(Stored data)
^^^^^^^^
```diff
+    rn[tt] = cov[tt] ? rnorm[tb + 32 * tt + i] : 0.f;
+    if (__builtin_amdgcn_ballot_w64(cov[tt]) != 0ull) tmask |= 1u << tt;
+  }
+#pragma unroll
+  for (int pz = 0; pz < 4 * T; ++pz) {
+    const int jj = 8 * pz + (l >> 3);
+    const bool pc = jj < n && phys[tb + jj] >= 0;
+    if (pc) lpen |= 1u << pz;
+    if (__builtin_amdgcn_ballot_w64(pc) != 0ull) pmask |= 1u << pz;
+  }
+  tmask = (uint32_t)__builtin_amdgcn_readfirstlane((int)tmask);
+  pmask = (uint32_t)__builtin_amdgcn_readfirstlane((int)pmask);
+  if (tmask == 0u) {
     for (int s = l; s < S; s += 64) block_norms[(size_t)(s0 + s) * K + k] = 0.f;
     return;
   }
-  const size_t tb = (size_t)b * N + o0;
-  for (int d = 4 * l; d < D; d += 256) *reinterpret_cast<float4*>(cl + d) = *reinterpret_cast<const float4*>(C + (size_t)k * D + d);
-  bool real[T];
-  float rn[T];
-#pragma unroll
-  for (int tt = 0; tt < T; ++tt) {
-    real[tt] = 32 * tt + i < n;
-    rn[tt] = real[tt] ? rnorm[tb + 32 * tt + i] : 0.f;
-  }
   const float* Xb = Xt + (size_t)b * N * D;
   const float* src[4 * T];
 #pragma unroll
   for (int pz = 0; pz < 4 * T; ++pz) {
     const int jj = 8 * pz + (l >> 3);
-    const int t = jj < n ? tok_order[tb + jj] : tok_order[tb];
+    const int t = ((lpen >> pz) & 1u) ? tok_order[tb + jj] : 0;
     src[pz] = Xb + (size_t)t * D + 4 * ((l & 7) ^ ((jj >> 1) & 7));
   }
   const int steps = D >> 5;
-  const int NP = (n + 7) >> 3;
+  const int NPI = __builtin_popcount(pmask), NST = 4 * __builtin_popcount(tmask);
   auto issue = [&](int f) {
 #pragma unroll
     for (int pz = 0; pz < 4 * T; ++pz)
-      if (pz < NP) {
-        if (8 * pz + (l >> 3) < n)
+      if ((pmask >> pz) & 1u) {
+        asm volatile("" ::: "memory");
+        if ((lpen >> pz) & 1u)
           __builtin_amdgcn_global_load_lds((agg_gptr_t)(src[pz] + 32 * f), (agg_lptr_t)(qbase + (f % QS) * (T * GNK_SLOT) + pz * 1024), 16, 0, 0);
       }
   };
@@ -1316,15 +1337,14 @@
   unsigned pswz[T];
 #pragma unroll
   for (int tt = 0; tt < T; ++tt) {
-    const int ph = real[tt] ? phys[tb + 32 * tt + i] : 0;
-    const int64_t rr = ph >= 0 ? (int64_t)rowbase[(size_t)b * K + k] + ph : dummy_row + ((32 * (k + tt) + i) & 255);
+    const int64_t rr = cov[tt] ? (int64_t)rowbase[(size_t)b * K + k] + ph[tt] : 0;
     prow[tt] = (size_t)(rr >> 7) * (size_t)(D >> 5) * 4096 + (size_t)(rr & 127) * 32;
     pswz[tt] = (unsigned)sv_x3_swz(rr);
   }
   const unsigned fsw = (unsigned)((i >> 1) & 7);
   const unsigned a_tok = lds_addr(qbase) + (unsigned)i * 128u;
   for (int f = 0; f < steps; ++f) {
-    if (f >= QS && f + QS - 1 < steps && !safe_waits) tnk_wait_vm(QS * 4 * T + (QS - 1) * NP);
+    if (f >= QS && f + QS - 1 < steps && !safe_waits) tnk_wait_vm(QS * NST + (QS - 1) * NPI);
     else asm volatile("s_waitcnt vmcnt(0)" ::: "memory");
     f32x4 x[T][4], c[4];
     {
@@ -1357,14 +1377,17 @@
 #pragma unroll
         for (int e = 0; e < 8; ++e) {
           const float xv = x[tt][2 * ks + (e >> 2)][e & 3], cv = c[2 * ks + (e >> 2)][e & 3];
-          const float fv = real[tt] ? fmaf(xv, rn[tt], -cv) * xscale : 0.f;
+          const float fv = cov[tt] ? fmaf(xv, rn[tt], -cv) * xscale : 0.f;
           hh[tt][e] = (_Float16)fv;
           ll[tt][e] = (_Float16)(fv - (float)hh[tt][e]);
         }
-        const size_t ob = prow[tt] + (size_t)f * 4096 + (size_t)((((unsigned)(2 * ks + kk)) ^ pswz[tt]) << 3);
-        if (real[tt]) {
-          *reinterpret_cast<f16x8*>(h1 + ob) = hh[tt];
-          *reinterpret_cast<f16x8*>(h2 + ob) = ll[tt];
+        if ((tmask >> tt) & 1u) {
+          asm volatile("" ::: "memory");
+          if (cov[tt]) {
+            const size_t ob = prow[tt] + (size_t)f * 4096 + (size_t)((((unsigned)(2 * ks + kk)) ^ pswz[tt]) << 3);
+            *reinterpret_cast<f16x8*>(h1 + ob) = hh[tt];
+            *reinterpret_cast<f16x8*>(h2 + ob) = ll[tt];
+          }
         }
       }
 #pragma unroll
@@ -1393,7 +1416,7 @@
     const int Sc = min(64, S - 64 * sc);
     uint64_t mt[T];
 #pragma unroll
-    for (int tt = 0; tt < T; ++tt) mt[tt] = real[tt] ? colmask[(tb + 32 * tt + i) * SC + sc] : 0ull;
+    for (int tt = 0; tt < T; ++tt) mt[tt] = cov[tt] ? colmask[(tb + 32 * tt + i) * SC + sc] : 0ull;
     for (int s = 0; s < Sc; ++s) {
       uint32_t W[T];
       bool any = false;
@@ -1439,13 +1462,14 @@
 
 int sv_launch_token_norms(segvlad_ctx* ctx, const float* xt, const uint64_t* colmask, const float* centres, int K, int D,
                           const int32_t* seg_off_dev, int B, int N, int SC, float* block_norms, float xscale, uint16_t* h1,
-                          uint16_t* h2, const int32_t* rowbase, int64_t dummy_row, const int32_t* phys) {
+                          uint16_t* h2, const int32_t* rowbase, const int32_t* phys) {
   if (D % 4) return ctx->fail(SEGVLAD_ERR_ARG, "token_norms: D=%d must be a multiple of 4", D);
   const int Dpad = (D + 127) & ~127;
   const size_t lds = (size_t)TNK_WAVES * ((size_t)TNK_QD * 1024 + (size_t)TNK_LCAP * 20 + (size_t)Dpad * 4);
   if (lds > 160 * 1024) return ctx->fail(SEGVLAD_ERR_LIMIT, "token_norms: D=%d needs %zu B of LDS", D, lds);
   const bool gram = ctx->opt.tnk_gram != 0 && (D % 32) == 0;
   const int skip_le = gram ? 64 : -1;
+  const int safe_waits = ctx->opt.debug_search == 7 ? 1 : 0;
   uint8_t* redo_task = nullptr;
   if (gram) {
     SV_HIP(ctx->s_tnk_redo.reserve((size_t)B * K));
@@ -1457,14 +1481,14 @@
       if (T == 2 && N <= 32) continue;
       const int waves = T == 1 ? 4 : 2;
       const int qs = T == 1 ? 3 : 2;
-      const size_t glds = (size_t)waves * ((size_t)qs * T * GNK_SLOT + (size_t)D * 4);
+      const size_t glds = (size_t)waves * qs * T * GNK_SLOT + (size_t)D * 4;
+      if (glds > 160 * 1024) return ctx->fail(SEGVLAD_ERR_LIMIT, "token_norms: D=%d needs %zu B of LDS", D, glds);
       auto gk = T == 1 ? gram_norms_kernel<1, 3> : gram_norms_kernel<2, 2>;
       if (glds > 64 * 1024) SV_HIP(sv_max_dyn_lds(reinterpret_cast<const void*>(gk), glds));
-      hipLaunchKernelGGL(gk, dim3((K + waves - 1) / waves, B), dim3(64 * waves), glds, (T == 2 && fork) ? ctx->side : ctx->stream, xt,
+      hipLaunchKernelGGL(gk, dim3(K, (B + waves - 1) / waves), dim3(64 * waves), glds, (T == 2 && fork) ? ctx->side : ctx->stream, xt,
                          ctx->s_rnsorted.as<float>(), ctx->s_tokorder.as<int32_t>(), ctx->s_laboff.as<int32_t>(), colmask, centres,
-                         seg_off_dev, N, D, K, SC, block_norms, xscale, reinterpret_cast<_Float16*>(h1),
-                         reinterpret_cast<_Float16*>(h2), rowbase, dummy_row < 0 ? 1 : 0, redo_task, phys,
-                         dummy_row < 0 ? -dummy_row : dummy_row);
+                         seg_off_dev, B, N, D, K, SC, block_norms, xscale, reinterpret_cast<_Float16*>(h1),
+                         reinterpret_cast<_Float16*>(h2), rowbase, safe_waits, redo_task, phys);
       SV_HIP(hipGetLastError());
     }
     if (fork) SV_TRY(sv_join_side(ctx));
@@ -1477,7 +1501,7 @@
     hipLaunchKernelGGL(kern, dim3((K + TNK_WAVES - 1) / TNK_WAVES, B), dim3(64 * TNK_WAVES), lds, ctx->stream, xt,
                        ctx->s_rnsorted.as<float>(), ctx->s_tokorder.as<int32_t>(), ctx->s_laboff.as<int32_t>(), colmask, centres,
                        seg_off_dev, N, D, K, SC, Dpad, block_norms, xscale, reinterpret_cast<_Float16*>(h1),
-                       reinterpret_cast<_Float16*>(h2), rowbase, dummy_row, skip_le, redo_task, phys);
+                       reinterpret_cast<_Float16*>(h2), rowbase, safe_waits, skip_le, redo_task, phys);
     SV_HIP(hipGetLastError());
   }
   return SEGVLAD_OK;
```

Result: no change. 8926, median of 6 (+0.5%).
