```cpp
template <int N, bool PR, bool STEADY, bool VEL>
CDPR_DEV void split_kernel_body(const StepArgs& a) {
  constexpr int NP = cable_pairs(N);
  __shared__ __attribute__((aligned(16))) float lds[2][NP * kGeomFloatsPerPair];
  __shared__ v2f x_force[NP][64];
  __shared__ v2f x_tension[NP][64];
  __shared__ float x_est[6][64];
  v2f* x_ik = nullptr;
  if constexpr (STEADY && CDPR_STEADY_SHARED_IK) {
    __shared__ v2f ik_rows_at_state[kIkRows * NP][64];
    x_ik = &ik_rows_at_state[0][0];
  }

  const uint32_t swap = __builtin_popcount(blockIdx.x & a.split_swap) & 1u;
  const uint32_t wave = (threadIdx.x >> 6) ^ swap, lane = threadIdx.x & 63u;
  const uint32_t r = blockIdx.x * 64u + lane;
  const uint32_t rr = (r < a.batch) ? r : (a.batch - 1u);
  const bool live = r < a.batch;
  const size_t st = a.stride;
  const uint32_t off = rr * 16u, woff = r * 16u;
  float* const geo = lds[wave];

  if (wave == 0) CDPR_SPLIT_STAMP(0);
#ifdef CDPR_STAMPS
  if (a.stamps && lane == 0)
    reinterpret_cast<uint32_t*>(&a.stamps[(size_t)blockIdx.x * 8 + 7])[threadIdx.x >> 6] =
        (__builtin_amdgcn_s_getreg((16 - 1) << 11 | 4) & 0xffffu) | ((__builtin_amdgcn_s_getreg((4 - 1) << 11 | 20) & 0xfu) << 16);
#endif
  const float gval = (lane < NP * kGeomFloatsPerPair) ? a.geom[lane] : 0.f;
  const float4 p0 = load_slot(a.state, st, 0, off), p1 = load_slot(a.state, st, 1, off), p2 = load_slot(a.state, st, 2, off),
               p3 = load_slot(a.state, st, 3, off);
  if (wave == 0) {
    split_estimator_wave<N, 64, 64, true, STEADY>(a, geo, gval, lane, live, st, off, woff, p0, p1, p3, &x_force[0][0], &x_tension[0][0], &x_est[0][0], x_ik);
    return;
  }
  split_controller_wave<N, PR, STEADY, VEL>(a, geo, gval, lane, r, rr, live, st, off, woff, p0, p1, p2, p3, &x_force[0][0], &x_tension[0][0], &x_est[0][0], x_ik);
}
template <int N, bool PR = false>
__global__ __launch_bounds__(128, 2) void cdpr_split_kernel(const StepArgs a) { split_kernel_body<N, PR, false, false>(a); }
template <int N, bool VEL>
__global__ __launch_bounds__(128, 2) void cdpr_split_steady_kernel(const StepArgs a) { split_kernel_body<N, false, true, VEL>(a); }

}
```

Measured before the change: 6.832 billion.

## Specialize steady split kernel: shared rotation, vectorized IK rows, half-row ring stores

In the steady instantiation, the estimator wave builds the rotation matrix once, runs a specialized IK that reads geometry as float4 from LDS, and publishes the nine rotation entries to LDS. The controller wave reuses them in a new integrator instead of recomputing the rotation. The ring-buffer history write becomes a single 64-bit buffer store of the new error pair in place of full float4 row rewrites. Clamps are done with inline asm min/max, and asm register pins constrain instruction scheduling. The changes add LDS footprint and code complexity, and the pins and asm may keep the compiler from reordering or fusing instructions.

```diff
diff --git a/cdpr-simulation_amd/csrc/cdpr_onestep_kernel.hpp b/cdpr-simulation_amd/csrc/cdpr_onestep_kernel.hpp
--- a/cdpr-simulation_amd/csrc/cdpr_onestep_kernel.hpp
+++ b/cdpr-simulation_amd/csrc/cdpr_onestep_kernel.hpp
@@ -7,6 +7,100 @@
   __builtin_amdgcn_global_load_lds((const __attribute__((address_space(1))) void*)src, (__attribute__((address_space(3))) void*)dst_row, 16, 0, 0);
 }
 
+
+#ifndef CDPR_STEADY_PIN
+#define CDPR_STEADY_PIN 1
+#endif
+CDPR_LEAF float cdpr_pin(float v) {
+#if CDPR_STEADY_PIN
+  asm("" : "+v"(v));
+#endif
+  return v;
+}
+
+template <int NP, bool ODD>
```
^^^^^^^^
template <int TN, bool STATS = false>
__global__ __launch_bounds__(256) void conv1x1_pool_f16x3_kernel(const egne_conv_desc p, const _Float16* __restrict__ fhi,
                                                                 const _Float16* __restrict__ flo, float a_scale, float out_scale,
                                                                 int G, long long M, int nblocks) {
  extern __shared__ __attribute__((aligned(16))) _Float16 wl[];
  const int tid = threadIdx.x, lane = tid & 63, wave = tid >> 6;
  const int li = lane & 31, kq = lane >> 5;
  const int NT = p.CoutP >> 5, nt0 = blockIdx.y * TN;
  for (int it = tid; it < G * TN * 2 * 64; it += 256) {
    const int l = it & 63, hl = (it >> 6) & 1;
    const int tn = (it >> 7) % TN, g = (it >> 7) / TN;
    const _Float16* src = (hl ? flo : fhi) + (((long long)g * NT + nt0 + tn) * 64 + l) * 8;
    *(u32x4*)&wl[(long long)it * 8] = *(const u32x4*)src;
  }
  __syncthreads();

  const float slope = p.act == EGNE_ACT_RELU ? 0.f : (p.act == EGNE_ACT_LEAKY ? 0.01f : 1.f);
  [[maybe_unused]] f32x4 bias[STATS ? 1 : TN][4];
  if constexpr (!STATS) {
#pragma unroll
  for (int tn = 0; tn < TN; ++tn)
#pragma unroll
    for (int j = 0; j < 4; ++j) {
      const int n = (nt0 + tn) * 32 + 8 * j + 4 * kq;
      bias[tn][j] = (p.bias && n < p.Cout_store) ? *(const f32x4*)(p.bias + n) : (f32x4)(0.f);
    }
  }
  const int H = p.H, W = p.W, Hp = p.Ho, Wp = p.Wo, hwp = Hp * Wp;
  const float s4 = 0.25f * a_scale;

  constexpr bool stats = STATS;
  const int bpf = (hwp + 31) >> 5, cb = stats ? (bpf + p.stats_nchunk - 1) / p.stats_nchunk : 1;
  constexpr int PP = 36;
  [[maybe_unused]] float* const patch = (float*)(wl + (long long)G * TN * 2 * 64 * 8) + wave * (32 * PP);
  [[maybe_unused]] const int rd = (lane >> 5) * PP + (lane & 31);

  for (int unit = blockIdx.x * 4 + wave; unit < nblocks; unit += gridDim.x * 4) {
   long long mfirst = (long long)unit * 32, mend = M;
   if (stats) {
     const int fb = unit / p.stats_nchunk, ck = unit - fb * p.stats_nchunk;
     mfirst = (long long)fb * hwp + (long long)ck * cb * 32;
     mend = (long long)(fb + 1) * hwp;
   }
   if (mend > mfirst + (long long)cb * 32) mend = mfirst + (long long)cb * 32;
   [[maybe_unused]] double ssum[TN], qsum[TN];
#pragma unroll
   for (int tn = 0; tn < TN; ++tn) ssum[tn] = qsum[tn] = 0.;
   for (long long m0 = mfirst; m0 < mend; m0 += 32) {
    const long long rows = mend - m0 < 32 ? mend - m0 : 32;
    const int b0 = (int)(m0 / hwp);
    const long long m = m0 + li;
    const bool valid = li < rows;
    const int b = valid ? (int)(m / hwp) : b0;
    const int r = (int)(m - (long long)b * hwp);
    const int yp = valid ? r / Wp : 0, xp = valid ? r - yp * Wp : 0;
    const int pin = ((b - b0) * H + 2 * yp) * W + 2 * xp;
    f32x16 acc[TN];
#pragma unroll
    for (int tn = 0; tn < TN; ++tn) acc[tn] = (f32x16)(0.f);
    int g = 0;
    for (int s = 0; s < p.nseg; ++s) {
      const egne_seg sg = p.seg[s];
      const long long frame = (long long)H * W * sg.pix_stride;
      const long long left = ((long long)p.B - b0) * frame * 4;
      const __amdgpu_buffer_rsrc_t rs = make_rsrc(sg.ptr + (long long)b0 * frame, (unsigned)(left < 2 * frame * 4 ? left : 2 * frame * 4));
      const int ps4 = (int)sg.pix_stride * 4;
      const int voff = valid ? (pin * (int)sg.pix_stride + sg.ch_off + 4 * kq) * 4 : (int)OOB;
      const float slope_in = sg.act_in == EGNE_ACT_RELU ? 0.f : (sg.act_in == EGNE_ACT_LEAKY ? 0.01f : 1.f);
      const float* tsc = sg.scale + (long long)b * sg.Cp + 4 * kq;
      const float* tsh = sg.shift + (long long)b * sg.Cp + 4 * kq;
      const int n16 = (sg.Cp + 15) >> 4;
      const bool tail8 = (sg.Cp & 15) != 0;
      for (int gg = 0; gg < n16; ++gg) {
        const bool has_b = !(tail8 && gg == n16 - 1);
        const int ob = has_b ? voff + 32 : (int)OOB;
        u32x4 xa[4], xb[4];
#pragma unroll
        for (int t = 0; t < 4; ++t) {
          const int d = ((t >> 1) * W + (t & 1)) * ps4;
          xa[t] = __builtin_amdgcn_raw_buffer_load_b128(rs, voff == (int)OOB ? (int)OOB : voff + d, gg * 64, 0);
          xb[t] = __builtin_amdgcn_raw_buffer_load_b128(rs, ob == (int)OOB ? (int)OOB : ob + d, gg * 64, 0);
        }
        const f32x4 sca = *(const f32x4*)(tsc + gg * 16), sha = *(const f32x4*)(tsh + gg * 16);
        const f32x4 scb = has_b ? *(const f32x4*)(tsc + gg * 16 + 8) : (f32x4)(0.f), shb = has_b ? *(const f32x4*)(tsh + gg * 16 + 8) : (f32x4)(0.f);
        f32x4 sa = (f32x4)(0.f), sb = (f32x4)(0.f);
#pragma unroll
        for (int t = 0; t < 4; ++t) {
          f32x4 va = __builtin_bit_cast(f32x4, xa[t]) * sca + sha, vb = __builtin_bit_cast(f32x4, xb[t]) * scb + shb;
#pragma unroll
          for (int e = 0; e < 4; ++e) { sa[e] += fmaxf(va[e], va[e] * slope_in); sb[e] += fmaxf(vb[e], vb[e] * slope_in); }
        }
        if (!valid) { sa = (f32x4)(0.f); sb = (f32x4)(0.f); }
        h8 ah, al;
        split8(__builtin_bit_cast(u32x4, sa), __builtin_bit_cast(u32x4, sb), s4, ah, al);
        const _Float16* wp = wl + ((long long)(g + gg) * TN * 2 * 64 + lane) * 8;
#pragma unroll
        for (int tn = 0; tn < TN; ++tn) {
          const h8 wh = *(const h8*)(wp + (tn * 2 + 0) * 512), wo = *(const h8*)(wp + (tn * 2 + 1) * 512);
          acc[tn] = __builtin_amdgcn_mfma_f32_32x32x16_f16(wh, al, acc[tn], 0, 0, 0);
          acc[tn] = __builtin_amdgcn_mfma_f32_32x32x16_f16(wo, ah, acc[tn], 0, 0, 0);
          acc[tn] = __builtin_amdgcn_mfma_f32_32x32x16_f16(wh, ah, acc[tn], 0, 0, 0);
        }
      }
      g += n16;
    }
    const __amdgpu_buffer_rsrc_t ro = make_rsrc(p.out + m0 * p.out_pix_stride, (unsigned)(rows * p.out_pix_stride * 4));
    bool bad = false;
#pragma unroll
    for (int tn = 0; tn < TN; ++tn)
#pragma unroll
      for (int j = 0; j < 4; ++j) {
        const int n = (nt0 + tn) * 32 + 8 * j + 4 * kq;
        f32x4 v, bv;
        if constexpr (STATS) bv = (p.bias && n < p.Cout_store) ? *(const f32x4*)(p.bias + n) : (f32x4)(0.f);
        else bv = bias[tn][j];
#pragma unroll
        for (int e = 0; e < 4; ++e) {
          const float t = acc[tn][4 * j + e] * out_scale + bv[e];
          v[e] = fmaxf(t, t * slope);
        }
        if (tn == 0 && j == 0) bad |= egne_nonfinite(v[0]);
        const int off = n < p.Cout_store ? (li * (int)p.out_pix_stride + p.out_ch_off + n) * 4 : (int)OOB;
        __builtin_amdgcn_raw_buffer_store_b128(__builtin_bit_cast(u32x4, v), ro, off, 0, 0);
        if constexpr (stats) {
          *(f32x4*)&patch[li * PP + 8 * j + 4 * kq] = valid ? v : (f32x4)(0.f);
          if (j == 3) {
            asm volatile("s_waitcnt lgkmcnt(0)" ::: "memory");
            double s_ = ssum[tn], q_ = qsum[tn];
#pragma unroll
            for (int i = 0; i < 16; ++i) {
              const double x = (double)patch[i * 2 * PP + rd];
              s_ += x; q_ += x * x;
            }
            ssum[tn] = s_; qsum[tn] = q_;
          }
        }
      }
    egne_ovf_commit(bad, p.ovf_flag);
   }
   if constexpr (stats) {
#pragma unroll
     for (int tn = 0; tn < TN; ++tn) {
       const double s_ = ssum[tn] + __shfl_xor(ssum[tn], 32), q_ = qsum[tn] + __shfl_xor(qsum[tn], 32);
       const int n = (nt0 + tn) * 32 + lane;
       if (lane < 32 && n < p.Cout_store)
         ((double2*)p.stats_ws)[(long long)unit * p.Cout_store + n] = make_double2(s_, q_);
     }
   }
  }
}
^^^^^^^^
Reproduce the lines above, beginning at the line with "if constexpr (!STATS)" and stopping after the line with "const long long left", exactly as they are.

**Reply**
  if constexpr (!STATS) {
#pragma unroll
  for (int tn = 0; tn < TN; ++tn)
#pragma unroll
    for (int j = 0; j < 4; ++j) {
      const int n = (nt0 + tn) * 32 + 8 * j + 4 * kq;
      bias[tn][j] = (p.bias && n < p.Cout_store) ? *(const f32x4*)(p.bias + n) : (f32x4)(0.f);
    }
  }
  const int H = p.H, W = p.W, Hp = p.Ho, Wp = p.Wo, hwp = Hp * Wp;
  const float s4 = 0.25f * a_scale;

  constexpr bool stats = STATS;
  const int bpf = (hwp + 31) >> 5, cb = stats ? (bpf + p.stats_nchunk - 1) / p.stats_nchunk : 1;
  constexpr int PP = 36;
  [[maybe_unused]] float* const patch = (float*)(wl + (long long)G * TN * 2 * 64 * 8) + wave * (32 * PP);
  [[maybe_unused]] const int rd = (lane >> 5) * PP + (lane & 31);

  for (int unit = blockIdx.x * 4 + wave; unit < nblocks; unit += gridDim.x * 4) {
   long long mfirst = (long long)unit * 32, mend = M;
   if (stats) {
     const int fb = unit / p.stats_nchunk, ck = unit - fb * p.stats_nchunk;
     mfirst = (long long)fb * hwp + (long long)ck * cb * 32;
     mend = (long long)(fb + 1) * hwp;
   }
   if (mend > mfirst + (long long)cb * 32) mend = mfirst + (long long)cb * 32;
   [[maybe_unused]] double ssum[TN], qsum[TN];
#pragma unroll
   for (int tn = 0; tn < TN; ++tn) ssum[tn] = qsum[tn] = 0.;
   for (long long m0 = mfirst; m0 < mend; m0 += 32) {
    const long long rows = mend - m0 < 32 ? mend - m0 : 32;
    const int b0 = (int)(m0 / hwp);
    const long long m = m0 + li;
    const bool valid = li < rows;
    const int b = valid ? (int)(m / hwp) : b0;
    const int r = (int)(m - (long long)b * hwp);
    const int yp = valid ? r / Wp : 0, xp = valid ? r - yp * Wp : 0;
    const int pin = ((b - b0) * H + 2 * yp) * W + 2 * xp;
    f32x16 acc[TN];
#pragma unroll
    for (int tn = 0; tn < TN; ++tn) acc[tn] = (f32x16)(0.f);
    int g = 0;
    for (int s = 0; s < p.nseg; ++s) {
      const egne_seg sg = p.seg[s];
      const long long frame = (long long)H * W * sg.pix_stride;
      const long long left = ((long long)p.B - b0) * frame * 4;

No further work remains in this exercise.